On s’en serait douté, cette ignominie n’était dû qu’à l’esprit farfelu de sa « procréatrice » humaine (ah non, pas « mère » ce serait une insulte !) qui était déjà sérieusement dérangée pour avoir décidé de conserver avec elle Androcles, résultat d’une « agression » commise par un guerrier Orc (saoul, en temps normal un orc ne s’abaisserait pas à ce genre d’acte … ou du moins sur une humaine… Rassurez-moi) alors que la femme vagabondait entre Theramore et Cabestan (faut quand même être sérieusement atteint pour se promener seul en territoire hostile aussi).
Évidemment cette idée d’hybride élevée par une femme souillée par la « vermine » Orc (selon l’alliance, je ne veux pas être impliquée dans leurs histoires !) n’était pas sans en effrayer quelques uns.

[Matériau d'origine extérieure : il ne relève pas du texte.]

# Borx25/CPU-Raytracing-experiments

Hardware: AMD Instinct MI355X
Metric: Mray/s (primary+bounce) (higher is better)
Workload: dtype f32; 1 GPU; cfg4: 4096x4096 px, S(100000) spheres + SAH BVH, MIS, Policy.max_bounces=9 (primary+8 bounces), 5 buckets, 64 accumulations/step; fixed image, tile rows split over the GPUs; image=4096x4096, spheres=100000, max_bounces=9, buckets=5, parallelism=single GPU, batches_in_flight=1, accumulations_per_batch=63, accumulations_per_batch_limit=63

## Files before the change

cpu-raytracing-experiments_amd/__init__.py:

```python
from __future__ import annotations

import ctypes as C
import os
import subprocess

import numpy as np

from . import distributed as distributed
from . import hdr as hdr
from . import scene as scene
from .scene import MATERIAL, NODE, SPHERE, Camera, Scene

_HERE = os.path.dirname(os.path.abspath(__file__))
CSRC = os.path.join(_HERE, "csrc")
LIB_PATH = os.path.join(CSRC, "libmirt.so")

MIRT_OK, MIRT_NOT_READY = 0, 1
AOV_DEPTH, AOV_NORMAL, AOV_ALBEDO = 0, 1, 2
AOV_PLANES = 7
KERNEL_CLASSES = ("raygen", "trace", "shade", "shadow", "resolve")


class MirtError(RuntimeError):
    pass
# ... 64 lines not shown
        "mirt_aov_floats": [P, C.POINTER(C.c_size_t)],
        "mirt_read_aov": [P, vp],
        "mirt_aov_device": [P, C.POINTER(vp), C.POINTER(C.c_size_t)],
        "mirt_load_aov": [P, vp, i32],
        "mirt_render_aov": [P, i32, vp],
        "mirt_get_counters": [P, C.POINTER(Counters)],
        "mirt_get_kernel_times": [P, C.POINTER(KernelTimes), i32],
        "mirt_get_stream": [P, C.POINTER(vp)],
        "mirt_debug_raygen": [P, u32, vp, vp],
        "mirt_debug_trace_closest": [P, C.c_size_t, vp, vp, vp, vp],
        "mirt_debug_trace_shadow": [P, C.c_size_t, vp, vp, vp, vp],
        "mirt_debug_math": [P, i32, C.c_size_t, vp, vp],
        "mirt_debug_info": [P, vp],
        "mirt_debug_tree": [P, vp, C.c_size_t, vp],
        "mirt_debug_primary_lists": [P, vp],
        "mirt_debug_allow_half_boxes": [P, i32],
    }
    G = C.c_void_p
    sigs.update({
        "mirt_group_create": [vp, i32, C.POINTER(G)],
        "mirt_group_destroy": [G],
        "mirt_group_size": [G, C.POINTER(i32)],
        "mirt_group_member": [G, i32, C.POINTER(P)],
        "mirt_group_set_scene": [G, vp, vp, u32, vp, u32, vp, u32, vp, u32, vp, vp, u32, u32],
        "mirt_group_set_camera": [G, vp, vp, f, f, f, f],
        "mirt_group_set_lens": [G, f, f],
        "mirt_group_pick_focus": [G, u32, u32, C.POINTER(f), C.POINTER(f)],
        "mirt_group_set_policy": [G, C.POINTER(Policy)],
        "mirt_group_set_gloss_decay": [G, vp, u32],
        "mirt_group_set_stream_order": [G, u32],
# ... 290 lines not shown
        return d

    def debug_tree(self):
        info = (C.c_uint32 * 4)()
        self._check(self._lib.mirt_debug_tree(self._ctx, None, 0, info))
        n, rec_bytes = int(info[0]), int(info[1])
        words = np.zeros((n, rec_bytes // 4), dtype=np.uint32)
        self._check(self._lib.mirt_debug_tree(self._ctx, _ptr(words), words.nbytes, info))
        return words, dict(zip(("records", "record_bytes", "layout", "depth"), [int(v) for v in info]))

    def debug_primary_lists(self) -> list:
        out = (C.c_uint32 * 10)()
        self._check(self._lib.mirt_debug_primary_lists(self._ctx, out))
        return [int(v) for v in out]

    def stream_handle(self) -> int:
        p = C.c_void_p()
        self._check(self._lib.mirt_get_stream(self._ctx, C.byref(p)))
        return p.value

    def debug_raygen(self, accumulations: int):
        n = (self.width // 16) * (self.height // 16) * 256
        p = np.empty((3, n), dtype=np.float32)
        d = np.empty((3, n), dtype=np.float32)
        self._check(self._lib.mirt_debug_raygen(self._ctx, accumulations, _ptr(p), _ptr(d)))
        return p, d

    def debug_trace_closest(self, p: np.ndarray, d: np.ndarray):
        p = np.ascontiguousarray(p, dtype=np.float32); d = np.ascontiguousarray(d, dtype=np.float32)
        n = p.shape[1]
# ... 189 lines not shown
```

cpu-raytracing-experiments_amd/csrc/kernels.hpp:

```cpp
#pragma once
#include <hip/hip_runtime.h>
#include <stdint.h>
#include "device_math.hpp"

namespace mirt {

constexpr uint32_t kBlock = 256;
constexpr uint32_t kShadeBlock = 512;
constexpr uint32_t kTraceBlock = 1024;
constexpr uint32_t kLdsStack = 16;
constexpr uint32_t kLdsStackWide = 12;
constexpr uint32_t kLeafBit = 0x80000000u;
constexpr uint32_t kTileSize = 256;
constexpr uint32_t kTileRoot = 16;
constexpr uint32_t kStack = 64;
constexpr uint32_t kDestAccum = 0x80000000u;

struct SceneDev {
	const float4* recs;
	const float4* spheres;
	const int32_t* prim_mat;
	const float4* light_sphere;
	const float4* light_emit;
	const float4* mat_albedo;
// ... 242 lines not shown
	float px, py, pz, dx, dy, dz;
	RaySlab rs;
	float tfar;
	int32_t prim;
	uint32_t cur, sp;
};
struct TravSpill { uint32_t e[kStack - kLdsStackWide]; };
constexpr float kAlphaFat = 0.03f;
MIRT_DI bool trav_begin(Trav& t, float px, float py, float pz, float dx, float dy, float dz, float tfar, float alpha_extra = 0.0f) {
	t.px = px; t.py = py; t.pz = pz; t.dx = dx; t.dy = dy; t.dz = dz;
	float alpha;
	t.rs = make_slab(px, py, pz, dx, dy, dz, alpha, alpha_extra);
	t.tfar = tfar; t.prim = -1; t.cur = 0; t.sp = 0;
	return alpha > kAlphaFat;
}
constexpr int kClosest = 0, kAnyHit = 1, kCollect = 2;
constexpr uint32_t kCandMax = 31, kCandStride = 32, kCandOverflow = 0xffffffffu;
struct Collect { uint32_t* cand; float rho; uint32_t n_pix; };
MIRT_DI void collect_leaf(bool on, float4 s, uint32_t prim, uint32_t pix, const Collect& col, Trav& t) {
	uint32_t cnt = static_cast<uint32_t>(t.prim);
	if (on & (cnt < kCandMax)) col.cand[static_cast<size_t>(1u + cnt) * col.n_pix + pix] = prim;
	cnt += on ? 1u : 0u;
	t.prim = static_cast<int32_t>(cnt);
	const f3 oc{ s.x - t.px, s.y - t.py, s.z - t.pz };
	const float oc2 = dot3(oc, oc), b = dot3(f3{ t.dx, t.dy, t.dz }, oc);
	const float len = __builtin_sqrtf(oc2);
	const float reach = __builtin_sqrtf(__builtin_fmaxf(oc2 - b * b, 0.0f)) + col.rho * len;
	const float slack = (s.w - reach * reach) - (0x1p-17f * oc2 + 1e-6f * s.w);
	const bool cover = on & (b > 0.0f) & (oc2 > s.w * 1.002f) & (slack > 0.0f);
	const float F = ((b + col.rho * len) - __builtin_sqrtf(__builtin_fmaxf(slack, 0.0f))) * 1.001f + 1e-4f;
	t.tfar = (cover & (F < t.tfar)) ? F : t.tfar;
}
typedef __attribute__((address_space(3))) int16_t lds_i16;
template <bool HALF, bool ST16>
MIRT_DI void stack_put(const TraceLds lds, TravSpill& spill, uint32_t sp, uint32_t ref) {
	constexpr uint32_t lds_entries = (HALF && !ST16) ? kLdsStackWide : kLdsStack;
// ... 109 lines not shown
		if (hd && (!cd || !d_cd)) { stack_put<true, ST16>(lds, spill, sp, r3); sp += 1u; }
	}
	uint32_t next = any ? near : kHalt;
	if (!any & (sp != 0u)) { --sp; next = stack_get<true, ST16>(lds, spill, sp); }
	t.sp = sp;
	t.cur = next;
}
template <int MODE, bool COUNT, bool ALL_LDS, bool HALF, bool ST16>
MIRT_DI void leaf_step(const SceneDev& sc, const TraceLds lds, Trav& t, TravSpill& spill, bool& occluded, uint32_t& n_spheres, uint32_t pix, const Collect& col) {
	const uint32_t first = t.cur & ~kLeafBit;
	float4 s;
	if (ALL_LDS) s = to_float4(lds.spheres[first]); else s = sc.spheres[first];
	if (COUNT) n_spheres += 1u;
	bool fin = false;
	if (MODE == kAnyHit) { occluded = sphere_occludes_sel(s, t.px, t.py, t.pz, t.dx, t.dy, t.dz, t.tfar); fin = occluded; }
	else if (MODE == kCollect) { collect_leaf(true, s, first, pix, col, t); fin = static_cast<uint32_t>(t.prim) > kCandMax; }
	else sphere_closest_sel(true, s, static_cast<int32_t>(first), t.px, t.py, t.pz, t.dx, t.dy, t.dz, t.tfar, t.prim);
	uint32_t sp = t.sp;
	t.cur = kHalt;
	if (!fin & (sp != 0u)) { --sp; t.cur = stack_get<HALF, ST16>(lds, spill, sp); }
	t.sp = sp;
}

constexpr uint32_t kChunkMax = 512;
constexpr uint32_t kLeafBatch = 16;
constexpr uint32_t kRefillIdle = 32;
constexpr uint32_t kNone = 0xffffffffu;
struct FatList { uint32_t* count; uint32_t* rays; uint32_t capacity; };
struct WaveWindow { uint32_t beg, end, chunk_end, offset, chunk; bool more; };
MIRT_DI uint32_t pick_chunk(uint32_t n, uint32_t chunk_max) {
	const uint32_t waves = gridDim.x * (blockDim.x >> 6);
// ... 30 lines not shown
                              LoadRay load_ray, StoreResult store_result, const Collect col = Collect{ nullptr, 0.0f, 0u }) {
	WaveWindow w{ 0, 0, 0, 0, pick_chunk(n, sc.chunk_max), true };
	Trav t;
	TravSpill spill;
	uint32_t ri = kNone;
	bool occluded = false;
	t.cur = kHalt;
	for (;;) {
		if ((ri != kNone) & (t.cur == kHalt)) { store_result(ri, t, occluded); ri = kNone; }
		{
			const uint32_t got = wave_take(ri == kNone, w, q, n, work_next);
			if (got != kNone) {
				float px, py, pz, dx, dy, dz, tf;
				load_ray(got, px, py, pz, dx, dy, dz, tf);
				ri = got; occluded = false;
				if (MODE == kCollect) {
					if (trav_begin(t, px, py, pz, dx, dy, dz, tf, col.rho)) { t.prim = static_cast<int32_t>(kCandMax + 1u); t.cur = kHalt; }
					else t.prim = 0;
				} else if (trav_begin(t, px, py, pz, dx, dy, dz, tf)) {
					const uint32_t k = atomicAdd(fat.count, 1u);
					if (k < fat.capacity) { fat.rays[k] = got; ri = kNone; t.cur = kHalt; }
				}
			}
		}
		const bool work_left = w.more || w.beg != w.chunk_end;
		if (__ballot(ri != kNone) == 0ull) { if (!work_left) break; continue; }
		const bool can_refill = work_left;
		for (;;) {
			const bool at_leaf = static_cast<int32_t>(t.cur) < 0, at_node = t.cur < kHalt;
			const unsigned long long leaf_m = __ballot(at_leaf), node_m = __ballot(at_node);
			const unsigned long long walking = leaf_m | node_m;
			if (walking == 0ull) break;
// ... 342 lines not shown
			float tfar = MIRT_FLT_MAX; int32_t prim = -1;
			for (uint32_t k = 0; k < kCandRegs; k++) if (id[k] >= 0) sphere_closest_tie(s[k], id[k], ox, oy, oz, d.x, d.y, d.z, tfar, prim);
			for (uint32_t k = kCandRegs; k < kCandMax; k++) {
				if (__ballot(k < cnt) == 0ull) break;
				if (k < cnt) {
					const uint32_t j = cand[static_cast<size_t>(k + 1u) * fp.n_pix + pix];
					sphere_closest_tie(sc.spheres[j], static_cast<int32_t>(j), ox, oy, oz, d.x, d.y, d.z, tfar, prim);
				}
			}
			if (COUNT) c_spheres += cnt;
			const size_t i = static_cast<size_t>(slot) * fp.n_pix + pix;
			hit_out[i] = HitRec{ tfar, prim };
		}
	}
	if (COUNT) wave_sum(c_spheres, &ctr->spheres);
}
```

D’ailleurs nous savons tous que les humains sont réputés pour leur répulsion vis-à-vis de toute « différence » flagrante ou non et Androcles en fit pleinement les frais. Blessures, insultes et déshonneur étaient le lot quotidien de souffrance qu’elle devait endurer et même si elle était encore en vie, elle savait pertinemment que lorsqu’elle aurait atteint la puberté ces chiens de l’alliance n’hésiteraient pas un seul instant à l’abattre comme un animal.
Ainsi elle s’enfuit la veille de ses treize ans, en maudissant à son départ chaque individu ayant causé son malheur, sa génitrice la première car autant elle l’aurait abandonnée à sa naissance, autant elle aurait certainement été plus heureuse ! (radical mais réaliste)
Elle se retrouva à errer dans les Tarides, le ventre tiraillé par la faim et les muscles tellement raides qu’au moindre mouvement c’était son corps entier qui l’endurait. Ce ne fut qu’après plusieurs heures de marche sous une chaleur mortelle que l’adolescente s’effondra sur les rives du fleuve Furie-du-sud, abattue par sa fatigue.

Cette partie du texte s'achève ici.